拙劣さは与野党にまたがっており、その主要な原因は与野党のトップ、つまり安倍自民党総裁と蓮舫民進党代表の政治家としての力量のなさというか、資質に大いに関係があると思う。
安倍自民党総裁は内閣総理大臣として行政のトップでもあるが、フーテンが取材の一線にいたころの国会は、三権分立の建前から行政のトップである総理が国会運営に介入することは慎まねばならないとされていた。
従って政府と与党は一体ではあるものの、国会運営の一々は与党幹事長の下で表の存在である議院運営委員長と裏の存在である国会対策委員長に委ねられていた。そのため総理にとって党幹事長、議院運営委員長、国会対策委員長は自らの政権運営を左右しかねない重要なポストであった。

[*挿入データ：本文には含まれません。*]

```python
# ... 209 lines not shown
        e.partial, e.mode, e.act = partial.data_ptr(), mode, 0
        e.in_amax = None if amax is None else amax.data_ptr()
        keep = [partial, chunks]
        if mode == 1:
            gn_name, x, stats, act, scale, shift = gn
            table = torch.empty(N, 5, Co, dtype=torch.float32, device=dev)
            ss = 0 if scale is None else scale.stride(0)
            _lib.check(self.lib.fh_groupnorm_bwd_table(
                stats.data_ptr(), self.P[gn_name + ".weight"].data_ptr(), self.P[gn_name + ".bias"].data_ptr(),
                None if scale is None else scale.data_ptr(), None if shift is None else shift.data_ptr(), ss,
                table.data_ptr(), N, Co, _lib.stream()), "gn_bwd_table")
            e.x, e.tab, e.act = x.data_ptr(), table.data_ptr(), int(act)
            keep.append(table)
        return C.byref(e), keep

    def _gn_stats(self, x):
        N, H, W, C_ = x.shape
        pre = getattr(x, "_fh_gn", None)
        if pre is not None:
            stats = torch.empty(N, 32, 2, dtype=torch.float32, device=x.device)
            _lib.check(self.lib.fh_groupnorm_finalize(pre[0].data_ptr(), stats.data_ptr(), N, pre[1],
                                                      float(H * W * (C_ // 32)), 0, _lib.stream()), "gn_finalize(0)")
            return stats
        return self._gn_stats_pass(x)

    def _gn_stats_pass(self, x):
        N, H, W, C = x.shape
        stats = torch.empty(N, 32, 2, dtype=torch.float32, device=x.device)
        scratch = torch.empty(self.lib.fh_groupnorm_scratch_doubles(N, H * W), dtype=torch.float64, device=x.device)
        _lib.check(self.lib.fh_groupnorm_stats(x.data_ptr(), stats.data_ptr(), scratch.data_ptr(), N, H * W, C,
# ... 1 lines not shown
        return stats

    def _gn_apply(self, name, x, stats, act, scale=None, shift=None):
        N, H, W, C = x.shape
        y = torch.empty_like(x)
        ss = 0 if scale is None else scale.stride(0)
        _lib.check(self.lib.fh_groupnorm_apply(
            x.data_ptr(), stats.data_ptr(), self.P[name + ".weight"].data_ptr(), self.P[name + ".bias"].data_ptr(),
            None if scale is None else scale.data_ptr(), None if shift is None else shift.data_ptr(), ss,
            y.data_ptr(), N, H * W, C, int(act), _lib.stream()), "gn_apply")
        return y

    def _gn(self, name, x, act, scale=None, shift=None):
        stats = self._gn_stats(x)
        return self._gn_apply(name, x, stats, act, scale, shift), stats

    def _gn_conv(self, gn_name, conv_name, x, act, scale=None, shift=None, res=None):
        c = self.conv[conv_name]
        N, H, W, Ci = x.shape
        stats = self._gn_stats(x)
        if (c.wx_f is not None and c.kh == 3 and c.kw == 3 and Ci == c.ci_p and os.environ.get("FH_GN_FUSE", "1") != "0"
                and self.lib.fh_conv2d_x6_norm_supported(N, H, W, Ci, c.co)):
            table = torch.empty(N, 2, Ci, dtype=torch.float32, device=x.device)
            ss = 0 if scale is None else scale.stride(0)
            _lib.check(self.lib.fh_groupnorm_table(
                stats.data_ptr(), self.P[gn_name + ".weight"].data_ptr(), self.P[gn_name + ".bias"].data_ptr(),
                None if scale is None else scale.data_ptr(), None if shift is None else shift.data_ptr(), ss,
                table.data_ptr(), N, Ci, _lib.stream()), "gn_table")
            out = torch.empty(N, H, W, c.co, dtype=torch.float32, device=x.device)
            epi, keep = self._epilogue(1, N, H, W, Ci, c.co, 3, 3, 1, 0)
            _lib.check(self.lib.fh_conv2d_x6_norm_nhwc_gn(x.data_ptr(), table.data_ptr(), int(act),
                                                          c.planes(True, self._launch_mode(c)).data_ptr(),
                                                          c.b.data_ptr(), None if res is None else res.data_ptr(),
                                                          out.data_ptr(), N, H, W, Ci, c.co, epi, _lib.stream()),
                       "fh_conv2d_x6_norm_nhwc")
            if keep is not None:
                out._fh_gn = keep
            return out, stats
        return self._conv(conv_name, self._gn_apply(gn_name, x, stats, act, scale, shift), res=res), stats

    def _gn_bwd(self, name, x, stats, dy, act, scale=None, shift=None, accumulate_into=None, add2=None, split=None):
        N, H, W, C_ = x.shape
        ss = 0 if scale is None else scale.stride(0)
        gp = (self.P[name + ".weight"].data_ptr(), self.P[name + ".bias"].data_ptr(),
              None if scale is None else scale.data_ptr(), None if shift is None else shift.data_ptr(), ss)
        sums = getattr(dy, "_fh_gn_sums", None)
        if sums is None:
            sums = torch.empty(N, 32, 2, dtype=torch.float32, device=x.device)
            scratch = torch.empty(self.lib.fh_groupnorm_scratch_doubles(N, H * W), dtype=torch.float64, device=x.device)
            _lib.check(self.lib.fh_groupnorm_bwd_sums(x.data_ptr(), dy.data_ptr(), stats.data_ptr(), *gp, sums.data_ptr(),
                                                      scratch.data_ptr(), N, H * W, C_, int(act), _lib.stream()), "gn_bwd_sums")
        acc = accumulate_into
        if split is not None:
            dx = torch.empty(N, H, W, split[0], dtype=torch.float32, device=x.device)
            dx2 = torch.empty(N, H, W, split[1], dtype=torch.float32, device=x.device)
        else:
            dx, dx2 = (acc if acc is not None else torch.empty_like(x)), None
        amax = self._amax_slot() if self.bf16 == 4 else None
        _lib.check(self.lib.fh_groupnorm_bwd_apply_ex(
            x.data_ptr(), dy.data_ptr(), stats.data_ptr(), sums.data_ptr(), *gp, None if acc is None else acc.data_ptr(),
            None if add2 is None else add2.data_ptr(), dx.data_ptr(), None if dx2 is None else dx2.data_ptr(),
            0 if split is None else split[0], N, H * W, C_, int(act), None if amax is None else amax.data_ptr(),
            _lib.stream()), "gn_bwd_apply")
        if amax is not None:
            dx._fh_amax = amax[0]
            if dx2 is not None:
                dx2._fh_amax = amax[1]
        return dx if split is None else (dx, dx2)

    def _resample(self, x, mode):
        N, H, W, C = x.shape
        hs, ws = (H // 2, W // 2) if mode in (0, 3) else (H, W)
        oh, ow = (hs, ws) if mode in (0, 3) else (2 * H, 2 * W)
        out = torch.empty(N, oh, ow, C, dtype=torch.float32, device=x.device)
        _lib.check(self.lib.fh_resample2x(x.data_ptr(), out.data_ptr(), N, hs, ws, C, mode, _lib.stream()), "resample")
        return out

    def _add(self, a, b):
# ... 13 lines not shown
            e = F.linear(F.silu(emb), self.P[prefix + ".emb_layers.1.weight"], self.P[prefix + ".emb_layers.1.bias"])
            e = e.float().contiguous()
            if ek is not None:
                if len(self._emb_cache) > 4096:
                    self._emb_cache.clear()
                self._emb_cache[key] = e
        return e

    def _res_fwd(self, op, p, x, emb, tape):
        cfg = self.cfg
        e = self.emb_out(p, emb)
        co = self.conv[p + ".in_layers.2"].co
        xs = x
        h0 = None
        if op != "res":
            h0, st0 = self._gn(p + ".in_layers.0", x, act=1)
            mode = 0 if op == "res_down" else 2
            h0, xs = self._resample(h0, mode), self._resample(x, mode)
        if cfg.use_scale_shift_norm:
            if h0 is None:
                h1, st0 = self._gn_conv(p + ".in_layers.0", p + ".in_layers.2", x, act=1)
            else:
                h1 = self._conv(p + ".in_layers.2", h0)
            scale, shift = e[:, :co], e[:, co:]
        else:
            if e.shape[0] != 1 and not bool((e == e[:1]).all()):
                raise NotImplementedError("per-sample timestep embeddings without scale-shift norm")
            if h0 is None:
                h0, st0 = self._gn(p + ".in_layers.0", x, act=1)
            h1 = self._conv(p + ".in_layers.2", h0, bias_override=(self.conv[p + ".in_layers.2"].b + e[0]).contiguous())
            scale = shift = None
        skip = self._conv(p + ".skip_connection", xs) if (p + ".skip_connection") in self.conv else xs
        out, st1 = self._gn_conv(p + ".out_layers.0", p + ".out_layers.3", h1, act=1, scale=scale, shift=shift, res=skip)
        tape.append(("res", op, p, x, st0, h1, st1, scale, shift))
        return out

    def _res_bwd(self, rec, g, add2=None, split=None):
        _, op, p, x, st0, h1, st1, scale, shift = rec
        g_h2 = self._dgrad(p + ".out_layers.3", g, gn=(p + ".out_layers.0", h1, st1, 1, scale, shift))
        g_h1 = self._gn_bwd(p + ".out_layers.0", h1, st1, g_h2, 1, scale, shift)
        g_h0 = self._dgrad(p + ".in_layers.2", g_h1, gn=(p + ".in_layers.0", x, st0, 1, None, None) if op == "res" else None)
        g_xs = self._dgrad(p + ".skip_connection", g) if (p + ".skip_connection") in self.conv else g
        if op == "res_down":
            g_h0, g_xs = self._resample(g_h0, 1), self._resample(g_xs, 1)
        elif op == "res_up":
            g_h0, g_xs = self._resample(g_h0, 3), self._resample(g_xs, 3)
        return self._gn_bwd(p + ".in_layers.0", x, st0, g_h0, 1, accumulate_into=g_xs, add2=add2, split=split)

    def _attn_geometry(self, N, T, C, heads):
        ch = C // heads
        if self.cfg.use_new_attention_order:
            hs, qo, ko, vo = ch, 0, C, 2 * C
        else:
            hs, qo, ko, vo = 3 * ch, 0, ch, 2 * ch
        return ch, hs, qo, ko, vo

    def _attn_fwd(self, p, x, heads, tape):
        N, H, W, C = x.shape
        T = H * W
        hn, st = self._gn(p + ".norm", x, act=0)
        qkv = self._conv(p + ".qkv", hn)
        if (os.environ.get("FH_ATTN_FUSED", "1") != "0" and self.lib.fh_attention_supported(T, C, heads)
# ... 55 lines not shown
        st = _lib.stream()
        self.lib.fh_unet_set_precision(int(self.bf16))
        x = torch.empty(N, H, W, _pad_to(Cin, _K), dtype=torch.float32, device=x_nchw.device)
        _lib.check(self.lib.fh_layout_nchw_nhwc(x_nchw.contiguous().data_ptr(), x.data_ptr(), N, Cin, H * W, x.shape[-1],
                                                1, st), "layout")
        tape, stack, h = [], [], x
        for op, p, _ci, _co, heads in steps:
            if op == "push":
                stack.append(h)
                tape.append(("push",))
            elif op == "pop_cat":
                s = stack.pop()
                Nn, Hh, Ww, Ca = h.shape
                Cb = s.shape[-1]
                out = torch.empty(Nn, Hh, Ww, Ca + Cb, dtype=torch.float32, device=h.device)
                _lib.check(self.lib.fh_concat_channels(h.data_ptr(), s.data_ptr(), out.data_ptr(), Nn * Hh * Ww, Ca, Cb,
                                                       0, st), "concat")
                tape.append(("pop_cat", Ca, Cb))
                h = out
            elif op == "conv_in":
                h = self._conv(p, h)
                tape.append(("conv", p))
            elif op in ("res", "res_down", "res_up"):
                h = self._res_fwd(op, p, h, emb, tape)
            elif op == "attn":
                h = self._attn_fwd(p, h, heads, tape)
            elif op == "down":
                if cfg.conv_resample:
                    h = self._conv(p + ".op", h, stride=2)
                    tape.append(("down_conv", p + ".op"))
                else:
                    h = self._resample(h, 0)
# ... 14 lines not shown
        return out, tape

    def backward_tape(self, tape, g_nchw):
        N, Co, H, W = g_nchw.shape
        st = _lib.stream()
        self.lib.fh_unet_set_precision(int(self.bf16))
        self._tls.amax_pool = None
        cp = self.conv["out.2"].co_p
        g = torch.empty(N, H, W, cp, dtype=torch.float32, device=g_nchw.device)
        _lib.check(self.lib.fh_layout_nchw_nhwc(g_nchw.contiguous().data_ptr(), g.data_ptr(), N, Co, H * W, cp, 1, st),
                   "layout")
        pending = []
        recs = list(reversed(tape))
        presplit = None
        skip_push = False
        fold = os.environ.get("FH_GLUE_FOLD", "1") != "0"
        for ri, rec in enumerate(recs):
            kind = rec[0]
            nxt = recs[ri + 1] if ri + 1 < len(recs) else (None,)
            if kind == "out":
                _, h, stn = rec
                g = self._dgrad("out.2", g)
                g = self._gn_bwd("out.0", h, stn, g, 1)
            elif kind in ("res", "attn"):
                add2 = pending.pop() if (fold and nxt[0] == "push") else None
                skip_push = add2 is not None
                if kind == "res":
                    split = (nxt[1], nxt[2]) if (fold and nxt[0] == "pop_cat" and nxt[1] % 4 == 0) else None
                    g = self._res_bwd(rec, g, add2=add2, split=split)
                    if split is not None:
                        presplit, g = g, None
                else:
                    g = self._attn_bwd(rec, g, add2=add2)
            elif kind == "pop_cat":
                _, Ca, Cb = rec
                if presplit is not None:
                    ga, gb = presplit
# ... 47 lines not shown
```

しかし大統領型の総理を目指した中曽根康弘氏の頃から三権分立を無視して総理官邸が国会運営に口出しするようになり、当時衆議院の議院運営委員長であった小沢一郎氏が「民主主義をないがしろにする」と強く反発したことを鮮明に覚えている。
安倍総理とその周辺もどうやら中曽根元総理と同様に国会運営に口を出し、行政が国会をコントロールしようとしている。与党はそれを表では批判できず、しかし反発が底流にくすぶってこの臨時国会を混乱させる要素になったとフーテンは感じている。
安倍総理はこの臨時国会をTPP批准のための国会と位置付けた。TPP批准は日ロの領土交渉に強い懸念を示すオバマ政権を説得する取引材料となるもので、そのためアメリカ大統領選挙の前までに衆議院を通過させて批准を確実にし、ヒラリー・クリントンが選挙に勝利すれば、連邦議会での批准を側面支援することができると考えた。
官邸の作成したシナリオが与党に降りてきて、おそらく一部の与党議員には「俺たちは官邸の下請けではない」との思いが生まれる。しかし与党の一員である以上、高い支持率を誇る安倍総理を表で批判することはできない。それが「ほめ殺し」の形となって現れてきたのである。
TPP特別委員会理事の福井照衆議院議員は臨時国会が召集されたばかりの9月末、所属する二階派の会合で「強行採決という形で実現するよう頑張らせていただく」と発言し、直後に記者団には「総理の思いを述べたに過ぎない」と、強行採決が安倍総理の意向であることをほのめかした。